▶ [EXERCISE DATA]
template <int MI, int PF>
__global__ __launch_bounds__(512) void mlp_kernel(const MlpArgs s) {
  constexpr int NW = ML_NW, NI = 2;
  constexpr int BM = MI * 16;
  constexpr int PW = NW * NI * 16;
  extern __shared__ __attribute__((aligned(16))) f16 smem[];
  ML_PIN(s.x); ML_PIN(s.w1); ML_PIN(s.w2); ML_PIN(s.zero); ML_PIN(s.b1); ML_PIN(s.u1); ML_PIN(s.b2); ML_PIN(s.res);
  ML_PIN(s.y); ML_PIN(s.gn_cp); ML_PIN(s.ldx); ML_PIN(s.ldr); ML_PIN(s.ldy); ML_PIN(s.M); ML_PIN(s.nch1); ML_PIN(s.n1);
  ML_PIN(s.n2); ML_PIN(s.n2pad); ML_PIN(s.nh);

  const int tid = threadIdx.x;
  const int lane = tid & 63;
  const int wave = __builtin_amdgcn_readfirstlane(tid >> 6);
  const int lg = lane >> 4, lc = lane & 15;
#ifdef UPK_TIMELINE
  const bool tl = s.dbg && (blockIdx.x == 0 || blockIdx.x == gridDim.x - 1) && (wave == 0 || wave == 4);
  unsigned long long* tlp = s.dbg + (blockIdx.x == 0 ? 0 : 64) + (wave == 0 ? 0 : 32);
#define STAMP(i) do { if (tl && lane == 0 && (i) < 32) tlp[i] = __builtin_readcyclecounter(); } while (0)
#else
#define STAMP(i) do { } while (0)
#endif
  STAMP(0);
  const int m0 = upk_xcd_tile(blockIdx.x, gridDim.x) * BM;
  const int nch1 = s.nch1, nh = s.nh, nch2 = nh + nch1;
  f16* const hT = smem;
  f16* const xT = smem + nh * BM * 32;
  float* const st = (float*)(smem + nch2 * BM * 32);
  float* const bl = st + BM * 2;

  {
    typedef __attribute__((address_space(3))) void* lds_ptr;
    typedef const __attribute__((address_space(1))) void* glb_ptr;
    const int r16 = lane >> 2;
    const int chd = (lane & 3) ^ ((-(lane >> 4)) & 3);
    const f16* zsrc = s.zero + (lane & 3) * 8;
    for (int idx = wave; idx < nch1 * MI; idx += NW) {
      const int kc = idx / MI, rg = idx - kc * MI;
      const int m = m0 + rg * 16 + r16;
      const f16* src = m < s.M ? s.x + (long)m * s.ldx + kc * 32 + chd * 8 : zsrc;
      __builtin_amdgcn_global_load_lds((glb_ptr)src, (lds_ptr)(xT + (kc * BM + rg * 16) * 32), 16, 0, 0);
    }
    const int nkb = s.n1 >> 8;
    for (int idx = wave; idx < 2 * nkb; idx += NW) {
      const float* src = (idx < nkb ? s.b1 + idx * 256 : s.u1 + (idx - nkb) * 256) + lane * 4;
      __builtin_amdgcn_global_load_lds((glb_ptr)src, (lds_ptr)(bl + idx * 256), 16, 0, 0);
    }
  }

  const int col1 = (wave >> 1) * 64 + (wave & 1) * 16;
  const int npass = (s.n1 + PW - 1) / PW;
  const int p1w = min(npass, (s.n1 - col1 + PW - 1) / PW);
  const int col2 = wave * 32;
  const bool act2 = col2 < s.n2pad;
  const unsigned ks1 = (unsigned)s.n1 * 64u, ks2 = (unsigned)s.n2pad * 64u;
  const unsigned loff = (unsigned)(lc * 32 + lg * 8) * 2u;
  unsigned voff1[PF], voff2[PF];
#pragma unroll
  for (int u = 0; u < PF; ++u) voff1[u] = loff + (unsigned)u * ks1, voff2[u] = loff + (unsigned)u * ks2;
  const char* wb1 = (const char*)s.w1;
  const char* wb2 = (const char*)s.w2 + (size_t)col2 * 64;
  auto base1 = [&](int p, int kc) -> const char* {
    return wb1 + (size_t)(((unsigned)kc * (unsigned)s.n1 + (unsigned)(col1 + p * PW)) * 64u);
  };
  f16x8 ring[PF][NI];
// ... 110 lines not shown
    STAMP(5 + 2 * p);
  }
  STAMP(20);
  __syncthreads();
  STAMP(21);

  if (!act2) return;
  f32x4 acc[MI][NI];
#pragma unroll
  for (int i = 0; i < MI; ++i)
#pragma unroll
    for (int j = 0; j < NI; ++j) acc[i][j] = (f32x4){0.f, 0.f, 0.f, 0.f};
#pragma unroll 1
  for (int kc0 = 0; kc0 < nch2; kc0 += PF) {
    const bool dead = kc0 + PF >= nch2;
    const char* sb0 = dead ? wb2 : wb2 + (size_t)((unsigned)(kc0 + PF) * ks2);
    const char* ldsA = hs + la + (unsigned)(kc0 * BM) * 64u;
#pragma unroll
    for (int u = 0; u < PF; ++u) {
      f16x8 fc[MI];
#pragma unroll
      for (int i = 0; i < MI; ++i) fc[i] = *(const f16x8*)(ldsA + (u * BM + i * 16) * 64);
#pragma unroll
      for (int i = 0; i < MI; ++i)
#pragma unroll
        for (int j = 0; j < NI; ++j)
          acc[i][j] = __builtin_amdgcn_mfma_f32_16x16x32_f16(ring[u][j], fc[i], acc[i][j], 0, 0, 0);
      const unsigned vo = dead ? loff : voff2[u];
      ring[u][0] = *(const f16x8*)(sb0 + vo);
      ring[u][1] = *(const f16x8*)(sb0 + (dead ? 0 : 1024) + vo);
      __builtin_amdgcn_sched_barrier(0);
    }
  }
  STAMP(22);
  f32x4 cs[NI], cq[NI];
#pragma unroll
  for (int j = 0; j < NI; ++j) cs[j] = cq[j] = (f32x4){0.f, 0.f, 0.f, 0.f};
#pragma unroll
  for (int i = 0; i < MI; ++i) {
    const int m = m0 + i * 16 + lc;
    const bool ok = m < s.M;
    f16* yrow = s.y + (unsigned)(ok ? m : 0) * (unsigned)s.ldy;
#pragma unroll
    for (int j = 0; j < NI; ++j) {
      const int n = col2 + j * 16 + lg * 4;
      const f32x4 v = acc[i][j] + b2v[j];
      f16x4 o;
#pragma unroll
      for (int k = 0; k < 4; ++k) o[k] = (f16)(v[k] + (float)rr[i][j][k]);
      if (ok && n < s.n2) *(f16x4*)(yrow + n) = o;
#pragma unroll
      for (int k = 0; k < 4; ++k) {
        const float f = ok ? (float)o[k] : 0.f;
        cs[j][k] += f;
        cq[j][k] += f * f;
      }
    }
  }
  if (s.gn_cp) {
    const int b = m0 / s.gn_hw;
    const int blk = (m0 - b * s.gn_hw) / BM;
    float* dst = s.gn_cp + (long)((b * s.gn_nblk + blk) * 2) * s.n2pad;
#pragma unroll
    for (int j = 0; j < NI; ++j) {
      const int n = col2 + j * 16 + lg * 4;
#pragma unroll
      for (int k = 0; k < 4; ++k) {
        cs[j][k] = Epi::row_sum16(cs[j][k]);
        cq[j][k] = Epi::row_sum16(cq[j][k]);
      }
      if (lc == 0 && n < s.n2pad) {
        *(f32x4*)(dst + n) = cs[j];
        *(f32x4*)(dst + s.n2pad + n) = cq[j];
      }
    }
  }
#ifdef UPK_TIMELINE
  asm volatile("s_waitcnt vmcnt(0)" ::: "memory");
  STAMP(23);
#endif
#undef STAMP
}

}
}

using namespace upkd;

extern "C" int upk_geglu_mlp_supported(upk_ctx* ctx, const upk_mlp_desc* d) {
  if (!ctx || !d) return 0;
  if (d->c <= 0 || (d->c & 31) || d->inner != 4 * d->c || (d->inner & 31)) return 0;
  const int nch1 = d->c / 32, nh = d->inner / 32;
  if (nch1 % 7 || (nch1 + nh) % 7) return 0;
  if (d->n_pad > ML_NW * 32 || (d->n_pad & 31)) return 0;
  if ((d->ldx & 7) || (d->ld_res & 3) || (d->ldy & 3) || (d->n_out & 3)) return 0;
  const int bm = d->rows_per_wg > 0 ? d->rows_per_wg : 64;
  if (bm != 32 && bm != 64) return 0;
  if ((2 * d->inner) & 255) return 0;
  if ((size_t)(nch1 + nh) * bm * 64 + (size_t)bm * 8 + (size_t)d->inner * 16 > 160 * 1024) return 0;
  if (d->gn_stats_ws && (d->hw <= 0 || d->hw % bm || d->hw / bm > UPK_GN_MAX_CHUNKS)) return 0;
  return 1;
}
...
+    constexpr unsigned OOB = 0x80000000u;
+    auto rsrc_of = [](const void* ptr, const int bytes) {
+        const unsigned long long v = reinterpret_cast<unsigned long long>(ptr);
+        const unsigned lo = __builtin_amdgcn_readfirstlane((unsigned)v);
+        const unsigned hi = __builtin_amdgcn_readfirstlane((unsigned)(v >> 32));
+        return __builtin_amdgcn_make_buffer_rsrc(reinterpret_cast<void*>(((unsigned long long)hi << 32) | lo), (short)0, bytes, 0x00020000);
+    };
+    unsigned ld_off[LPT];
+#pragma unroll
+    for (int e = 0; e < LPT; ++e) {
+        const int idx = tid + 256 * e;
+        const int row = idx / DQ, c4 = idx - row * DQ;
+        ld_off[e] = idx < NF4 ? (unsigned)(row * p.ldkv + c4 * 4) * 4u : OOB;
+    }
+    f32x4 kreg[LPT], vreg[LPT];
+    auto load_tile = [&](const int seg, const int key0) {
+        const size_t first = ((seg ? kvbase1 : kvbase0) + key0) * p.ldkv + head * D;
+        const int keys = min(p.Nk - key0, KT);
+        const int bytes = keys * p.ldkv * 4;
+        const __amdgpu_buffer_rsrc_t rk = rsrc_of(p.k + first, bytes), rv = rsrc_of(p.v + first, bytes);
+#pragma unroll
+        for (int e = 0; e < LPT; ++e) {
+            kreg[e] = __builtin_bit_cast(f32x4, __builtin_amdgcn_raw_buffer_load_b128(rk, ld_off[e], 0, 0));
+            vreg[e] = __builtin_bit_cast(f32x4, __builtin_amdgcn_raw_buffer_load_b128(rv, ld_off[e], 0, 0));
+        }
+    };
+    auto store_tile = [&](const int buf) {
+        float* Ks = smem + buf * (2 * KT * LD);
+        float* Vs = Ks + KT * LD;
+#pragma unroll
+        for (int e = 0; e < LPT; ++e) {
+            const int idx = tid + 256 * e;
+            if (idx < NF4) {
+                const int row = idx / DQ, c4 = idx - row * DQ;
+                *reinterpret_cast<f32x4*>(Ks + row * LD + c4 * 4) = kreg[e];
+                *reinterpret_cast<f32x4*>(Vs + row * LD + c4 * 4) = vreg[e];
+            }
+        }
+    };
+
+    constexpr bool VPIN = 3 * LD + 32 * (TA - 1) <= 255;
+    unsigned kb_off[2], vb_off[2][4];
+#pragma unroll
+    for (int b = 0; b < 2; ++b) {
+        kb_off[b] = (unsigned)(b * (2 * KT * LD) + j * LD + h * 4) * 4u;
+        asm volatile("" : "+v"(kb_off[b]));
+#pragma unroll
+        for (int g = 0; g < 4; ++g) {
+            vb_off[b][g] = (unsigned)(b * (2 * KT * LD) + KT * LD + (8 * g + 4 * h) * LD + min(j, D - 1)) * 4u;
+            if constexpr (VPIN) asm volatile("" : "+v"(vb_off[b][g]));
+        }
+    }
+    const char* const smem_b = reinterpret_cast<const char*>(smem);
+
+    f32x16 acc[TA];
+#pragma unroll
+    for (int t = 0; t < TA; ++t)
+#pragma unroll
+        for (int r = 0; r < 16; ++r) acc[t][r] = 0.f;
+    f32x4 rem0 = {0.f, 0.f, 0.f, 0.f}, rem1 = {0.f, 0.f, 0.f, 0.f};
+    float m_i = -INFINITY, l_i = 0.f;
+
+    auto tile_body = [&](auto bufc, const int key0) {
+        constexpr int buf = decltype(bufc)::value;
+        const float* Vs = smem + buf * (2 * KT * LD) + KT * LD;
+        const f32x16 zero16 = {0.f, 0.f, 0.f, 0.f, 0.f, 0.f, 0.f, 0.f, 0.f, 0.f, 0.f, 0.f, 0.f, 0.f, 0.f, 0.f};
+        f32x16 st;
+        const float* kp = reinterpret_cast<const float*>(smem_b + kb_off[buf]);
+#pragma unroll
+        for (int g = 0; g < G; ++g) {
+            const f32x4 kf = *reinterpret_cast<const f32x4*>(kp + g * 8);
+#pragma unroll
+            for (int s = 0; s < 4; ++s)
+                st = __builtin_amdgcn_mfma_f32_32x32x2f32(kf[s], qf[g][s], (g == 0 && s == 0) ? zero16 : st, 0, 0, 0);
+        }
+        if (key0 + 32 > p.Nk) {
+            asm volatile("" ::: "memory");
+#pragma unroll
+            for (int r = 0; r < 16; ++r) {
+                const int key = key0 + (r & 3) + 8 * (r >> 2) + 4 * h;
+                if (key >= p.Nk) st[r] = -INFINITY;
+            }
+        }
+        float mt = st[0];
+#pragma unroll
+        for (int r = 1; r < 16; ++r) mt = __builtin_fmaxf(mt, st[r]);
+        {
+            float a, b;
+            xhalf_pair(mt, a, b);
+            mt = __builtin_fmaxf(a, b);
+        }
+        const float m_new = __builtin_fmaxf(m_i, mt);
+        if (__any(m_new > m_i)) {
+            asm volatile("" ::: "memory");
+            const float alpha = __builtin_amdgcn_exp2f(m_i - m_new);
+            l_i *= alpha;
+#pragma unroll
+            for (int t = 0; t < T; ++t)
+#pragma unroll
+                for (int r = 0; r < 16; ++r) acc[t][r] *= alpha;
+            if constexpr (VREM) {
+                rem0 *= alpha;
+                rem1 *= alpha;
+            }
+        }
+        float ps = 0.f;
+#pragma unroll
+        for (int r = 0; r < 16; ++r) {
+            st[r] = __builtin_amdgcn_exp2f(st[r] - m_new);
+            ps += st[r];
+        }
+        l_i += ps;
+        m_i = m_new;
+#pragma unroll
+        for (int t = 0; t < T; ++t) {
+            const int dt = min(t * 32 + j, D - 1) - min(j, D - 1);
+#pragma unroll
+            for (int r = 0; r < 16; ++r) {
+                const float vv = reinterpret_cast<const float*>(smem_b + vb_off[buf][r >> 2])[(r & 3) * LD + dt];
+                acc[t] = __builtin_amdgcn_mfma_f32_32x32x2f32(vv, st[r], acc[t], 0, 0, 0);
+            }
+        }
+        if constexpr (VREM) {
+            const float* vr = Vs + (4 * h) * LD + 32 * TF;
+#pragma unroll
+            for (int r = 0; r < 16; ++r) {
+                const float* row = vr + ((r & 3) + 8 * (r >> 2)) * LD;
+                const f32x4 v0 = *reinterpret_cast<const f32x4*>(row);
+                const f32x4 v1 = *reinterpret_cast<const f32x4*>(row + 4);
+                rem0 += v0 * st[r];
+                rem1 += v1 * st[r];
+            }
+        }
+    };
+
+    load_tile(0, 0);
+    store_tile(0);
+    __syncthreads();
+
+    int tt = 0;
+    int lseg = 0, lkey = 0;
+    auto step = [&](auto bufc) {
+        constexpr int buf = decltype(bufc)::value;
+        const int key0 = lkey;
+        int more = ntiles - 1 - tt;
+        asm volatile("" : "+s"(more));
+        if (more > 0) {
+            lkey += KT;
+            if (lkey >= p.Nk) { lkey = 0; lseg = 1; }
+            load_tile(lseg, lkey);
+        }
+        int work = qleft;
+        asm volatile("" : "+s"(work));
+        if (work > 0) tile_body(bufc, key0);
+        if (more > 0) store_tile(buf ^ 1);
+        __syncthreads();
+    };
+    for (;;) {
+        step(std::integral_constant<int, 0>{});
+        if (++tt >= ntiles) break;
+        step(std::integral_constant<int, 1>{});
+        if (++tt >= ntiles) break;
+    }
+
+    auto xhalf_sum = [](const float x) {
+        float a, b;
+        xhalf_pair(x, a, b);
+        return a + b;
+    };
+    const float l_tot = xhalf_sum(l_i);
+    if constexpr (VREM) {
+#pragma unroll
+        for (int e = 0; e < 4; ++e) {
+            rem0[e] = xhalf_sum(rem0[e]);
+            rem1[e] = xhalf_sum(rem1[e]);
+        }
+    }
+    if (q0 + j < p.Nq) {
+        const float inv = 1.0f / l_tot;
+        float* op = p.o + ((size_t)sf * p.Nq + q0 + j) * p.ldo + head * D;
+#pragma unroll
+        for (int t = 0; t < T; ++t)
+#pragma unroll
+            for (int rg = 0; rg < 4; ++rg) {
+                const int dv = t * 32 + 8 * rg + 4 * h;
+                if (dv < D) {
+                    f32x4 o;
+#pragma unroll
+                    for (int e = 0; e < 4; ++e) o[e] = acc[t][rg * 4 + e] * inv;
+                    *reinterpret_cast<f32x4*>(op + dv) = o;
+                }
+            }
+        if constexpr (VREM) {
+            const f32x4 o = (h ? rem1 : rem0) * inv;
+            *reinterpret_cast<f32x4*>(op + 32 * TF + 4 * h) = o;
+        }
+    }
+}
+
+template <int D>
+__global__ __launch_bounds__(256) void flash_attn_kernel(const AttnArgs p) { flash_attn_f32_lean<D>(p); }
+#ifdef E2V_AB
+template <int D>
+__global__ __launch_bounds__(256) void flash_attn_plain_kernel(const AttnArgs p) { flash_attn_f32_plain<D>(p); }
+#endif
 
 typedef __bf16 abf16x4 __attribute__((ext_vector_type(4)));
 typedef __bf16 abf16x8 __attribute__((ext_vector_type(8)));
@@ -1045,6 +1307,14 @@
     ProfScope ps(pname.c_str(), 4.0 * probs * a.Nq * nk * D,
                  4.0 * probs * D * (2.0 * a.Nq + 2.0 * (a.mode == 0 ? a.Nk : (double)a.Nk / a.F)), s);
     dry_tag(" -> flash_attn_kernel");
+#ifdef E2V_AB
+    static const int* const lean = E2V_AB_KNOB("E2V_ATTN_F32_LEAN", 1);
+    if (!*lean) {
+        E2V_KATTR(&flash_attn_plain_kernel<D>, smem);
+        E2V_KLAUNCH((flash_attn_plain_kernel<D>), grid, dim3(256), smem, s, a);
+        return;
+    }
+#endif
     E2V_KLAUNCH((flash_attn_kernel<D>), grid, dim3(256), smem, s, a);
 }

▶ [TASK ITEM]
Check the lines above and copy each one that includes "INFINITY".

▶ [COMPLETED EXERCISE]
+    float m_i = -INFINITY, l_i = 0.f;
+                if (key >= p.Nk) st[r] = -INFINITY;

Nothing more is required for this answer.